Debra Sandilands – Final Ph.D. Defence (MERM)

Thursday, May 22, 2014 at 12:30 pm
Room 200, Graduate Student Center (6371 Crescent Road), UBC Point Grey Campus

 

Title:  “Accuracy of differential item functioning detection methods in structurally missing data due to booklet design”

 

Supervisor: Dr. Kadriye Ercikan (MERM)
Supervisory Committee: Dr. Sterett Mercer (School Psychology) & Dr. Bruno Zumbo (MERM)
University Examiners: Dr. Pam Ratner (Nursing) and Dr. Jennifer Shapka (HDLC)
External Examiner: Dr. Randall Penfield (University of North Carolina)

 

ABSTRACT

Differential item functioning (DIF) analyses are used to analyze structurally missing data (SMD) due to balanced incomplete block (BIB) booklet designs commonly used in large scale assessments (LSAs). Only one DIF method, the Mantel Haenszel (MH) method, has previously been studied in this context. The purposes of this study were to investigate and compare the power and Type I error rates of an additional DIF method, the IRT-based Lord’s Wald test, with the MH method and to extend the research on methods of forming the MH matching variable (MV) by proposing and testing a modification to the MH MV in the SMD context.
A simulation study investigated the effects of sample size, ratio of group sizes, test length, percentage of DIF items, and differences in group abilities on the power and Type I error rates of four DIF methods: the IRT-Lord’s and MH using a block-wise, a booklet-wise, and a modified MV. The study design was selected to reflect authentic situations in which DIF might be investigated in LSAs that typically use BIB designs.
The three MH methods maintained better Type I error rates than the IRT-Lord’s method which was inflated when the group sample sizes were unequal.

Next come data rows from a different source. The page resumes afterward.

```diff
@@ -1668,7 +1690,7 @@
             });
         else if (route == BwdRoute::Tile)
             hipLaunchKernelGGL((blend_backward_tile_kernel<false, CH, AL>), dim3(tiles), dim3(64), 0, s, vp, rec, ids, ranges, final_T,
-                               n_contrib, dL_dcolor, (void*)grad_rec, tile_order, dL_ddepth, dL_dalpha);
+                               n_contrib, dL_dcolor, (void*)grad_rec, tile_order, dL_ddepth, dL_dalpha, g_specialise.load());
         else
             hipLaunchKernelGGL((blend_backward_kernel<CH, AL>), dim3(tiles), dim3(256), 0, s, vp, rec, ids, ranges, final_T, n_contrib,
                                dL_dcolor, grad_rec, dL_ddepth, dL_dalpha);
@@ -1847,7 +1869,7 @@
     if (tiles)
         hipLaunchKernelGGL(blend_backward_tile_kernel<true>, dim3(tiles), dim3(64), 0, s, vp,
                            reinterpret_cast<const GaussRec*>(geom), ids, ranges, final_T, n_contrib, (const float*)nullptr, (void*)out4,
-                           (const uint32_t*)nullptr, (const float*)nullptr, (const float*)nullptr);
+                           (const uint32_t*)nullptr, (const float*)nullptr, (const float*)nullptr, 0);
     return hipGetLastError();
 }
 
@@ -1874,6 +1896,33 @@
     return hipGetLastError();
 }
 
+namespace {
+__global__ __launch_bounds__(256) void exp2_max_kernel(uint32_t bits_first, uint32_t bits_last, uint32_t* __restrict__ out2) {
+    const uint64_t total = (uint64_t)bits_last - bits_first + 1u;
+    uint32_t best = 0u, count = 0u;
+    for (uint64_t i = (uint64_t)blockIdx.x * blockDim.x + threadIdx.x; i < total; i += (uint64_t)gridDim.x * blockDim.x) {
+        const float y = __builtin_amdgcn_exp2f(__uint_as_float(bits_first + (uint32_t)i));
+        best = max(best, __float_as_uint(y));
+        count += 1u;
+    }
+    best = wave_max_u32(best);
+    for (int o = 32; o > 0; o >>= 1) count += __shfl_xor(count, o);
+    if ((threadIdx.x & 63) == 0) { atomicMax(&out2[0], best); atomicAdd(&out2[1], count); }
+}
+}
+
+float blend_tame_log2_limit() { return TAME_LOG2_LIMIT; }
+int blend_record_tame(float A, float B2, float C, float lo) { return record_tame(A, B2, C, sign_test_bound(lo)) ? 1 : 0; }
+hipError_t launch_exp2_max(float x_hi, float x_lo, uint32_t* out2, hipStream_t s) {
+    if (!(x_lo <= x_hi) || !(x_hi < 0.f)) return hipErrorInvalidValue;
+    hipError_t e = hipMemsetAsync(out2, 0, 8, s);
+    if (e != hipSuccess) return e;
+    uint32_t first, last;
+    memcpy(&first, &x_hi, 4); memcpy(&last, &x_lo, 4);
+    hipLaunchKernelGGL(exp2_max_kernel, dim3(2048), dim3(256), 0, s, first, last, out2);
+    return hipGetLastError();
+}
+
 }
 
 #if defined(MSGS_TRACE_TILES)
diff --git a/ms-gs_amd/csrc/blend_tame.h b/ms-gs_amd/csrc/blend_tame.h
--- /dev/null
+++ b/ms-gs_amd/csrc/blend_tame.h
@@ -0,0 +1,27 @@
+#pragma once
+
+#include <cmath>
+
+#if defined(__HIPCC__)
+#define MSGS_TAME_HD __host__ __device__ __forceinline__
+#else
+#define MSGS_TAME_HD inline
+#endif
+
+namespace msgs {
+
+MSGS_TAME_HD float sign_test_bound(float lo) { return fmaf(fabsf(lo), 2.4e-7f, lo); }
+
+constexpr float TAME_K = 3.9990234375f;
+constexpr float TAME_CONIC_MIN = 9.094947017729282e-13f, TAME_CONIC_MAX = 1099511627776.0f;
+constexpr float TAME_LOG2_LIMIT = -0.0146f;
+
+MSGS_TAME_HD bool record_tame(float A, float B2, float C, float bound) {
+    const float a = -A, c = -C;
+    const float bb = B2 * B2, ac = A * C;
+    const float k = TAME_K * ac;
+    return a >= TAME_CONIC_MIN && a <= TAME_CONIC_MAX && c >= TAME_CONIC_MIN && c <= TAME_CONIC_MAX && bb <= k &&
+           bound <= TAME_LOG2_LIMIT;
+}
+
+}
diff --git a/ms-gs_amd/csrc/msgs_internal.h b/ms-gs_amd/csrc/msgs_internal.h
--- a/ms-gs_amd/csrc/msgs_internal.h
+++ b/ms-gs_amd/csrc/msgs_internal.h
@@ -575,6 +575,10 @@
                          bool pre_zeroed = false, const uint32_t* D_dev = nullptr, bool keys16 = false, uint32_t base = 0);
 int set_backward_generation(int gen);
 int set_blend_granularity(int mode);
+int set_blend_specialise(int on);
+int blend_record_tame(float A, float B2, float C, float lo);
+float blend_tame_log2_limit();
+hipError_t launch_exp2_max(float x_hi, float x_lo, uint32_t* out2, hipStream_t s);
 struct DetScratch {
     size_t grad_rec, inst_grad, keys, keys_s, entry, sort, total;
     DetScratch(int64_t P, int64_t D, int nf = DET_INST_FLOATS);
diff --git a/ms-gs_amd/diff_gaussian_rasterization/__init__.py b/ms-gs_amd/diff_gaussian_rasterization/__init__.py
--- a/ms-gs_amd/diff_gaussian_rasterization/__init__.py
+++ b/ms-gs_amd/diff_gaussian_rasterization/__init__.py
@@ -554,6 +554,10 @@
 
 def set_deterministic(on=True):
     return bool(_C.lib.msgs_set_deterministic(1 if on else 0))
+
+
+def set_blend_specialise(on=True):
+    return bool(_C.lib.msgs_set_blend_specialise(1 if on else 0))
 
 
 class _LRU(dict):
diff --git a/ms-gs_amd/diff_gaussian_rasterization/_backend.py b/ms-gs_amd/diff_gaussian_rasterization/_backend.py
--- a/ms-gs_amd/diff_gaussian_rasterization/_backend.py
+++ b/ms-gs_amd/diff_gaussian_rasterization/_backend.py
@@ -188,6 +188,14 @@
     lib.msgs_forward_info.argtypes = [C.POINTER(C.c_int64)]
     lib.msgs_set_occlusion.restype = C.c_int
     lib.msgs_set_occlusion.argtypes = [C.c_int32]
+    lib.msgs_set_blend_specialise.restype = C.c_int
+    lib.msgs_set_blend_specialise.argtypes = [C.c_int32]
+    lib.msgs_blend_record_tame.restype = C.c_int
+    lib.msgs_blend_record_tame.argtypes = [C.c_float, C.c_float, C.c_float, C.c_float]
+    lib.msgs_blend_tame_log2_limit.restype = C.c_float
+    lib.msgs_blend_tame_log2_limit.argtypes = []
+    lib.msgs_blend_exp2_max.restype = C.c_int
+    lib.msgs_blend_exp2_max.argtypes = [C.c_float, C.c_float, C.POINTER(C.c_uint32), vp]
     lib.msgs_occlusion_stats.restype = C.c_int
     lib.msgs_occlusion_stats.argtypes = [vp, sz, C.c_int32, C.POINTER(C.c_int64), vp]
     lib.msgs_set_depth_sort.restype = C.c_int
@@ -396,7 +404,8 @@
            "msgs_bilagrid_tv_scratch_bytes", "msgs_bilagrid_tv_forward", "msgs_bilagrid_tv_backward",
            "msgs_mcmc_scratch_bytes", "msgs_mcmc_prepare", "msgs_mcmc_sample", "msgs_mcmc_relocate", "msgs_mcmc_noise",
            "msgs_tsdf_mark_blocks", "msgs_tsdf_integrate", "msgs_tsdf_count", "msgs_tsdf_emit",
-           "msgs_set_depth_sort", "msgs_depth_sort_stats")
+           "msgs_set_depth_sort", "msgs_depth_sort_stats",
+           "msgs_set_blend_specialise", "msgs_blend_record_tame", "msgs_blend_tame_log2_limit", "msgs_blend_exp2_max")
 
 
 def check(rc, where):
```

None of the four methods had high power to detect DIF at the smallest sample size (1200). In the other sample size conditions the IRT-Lord’s method had high power to detect DIF only when group sizes were equal. None of the MH methods had high power when the group mean ability levels differed, nor when the proportion of DIF in the MV was high.
These results indicate that DIF may go undetected in many realistic SMD conditions, potentially undermining the validity of score comparisons across groups. Recommendations to maximize DIF detection in SMD include using the MH method with a block-wise MV, ensuring a large overall sample size, and over-sampling small policy-relevant groups to result in more balanced group sample sizes. Results also indicate that other sources of validity evidence to support score comparability should be provided since DIF analyses cannot yet be solely relied upon for this purpose.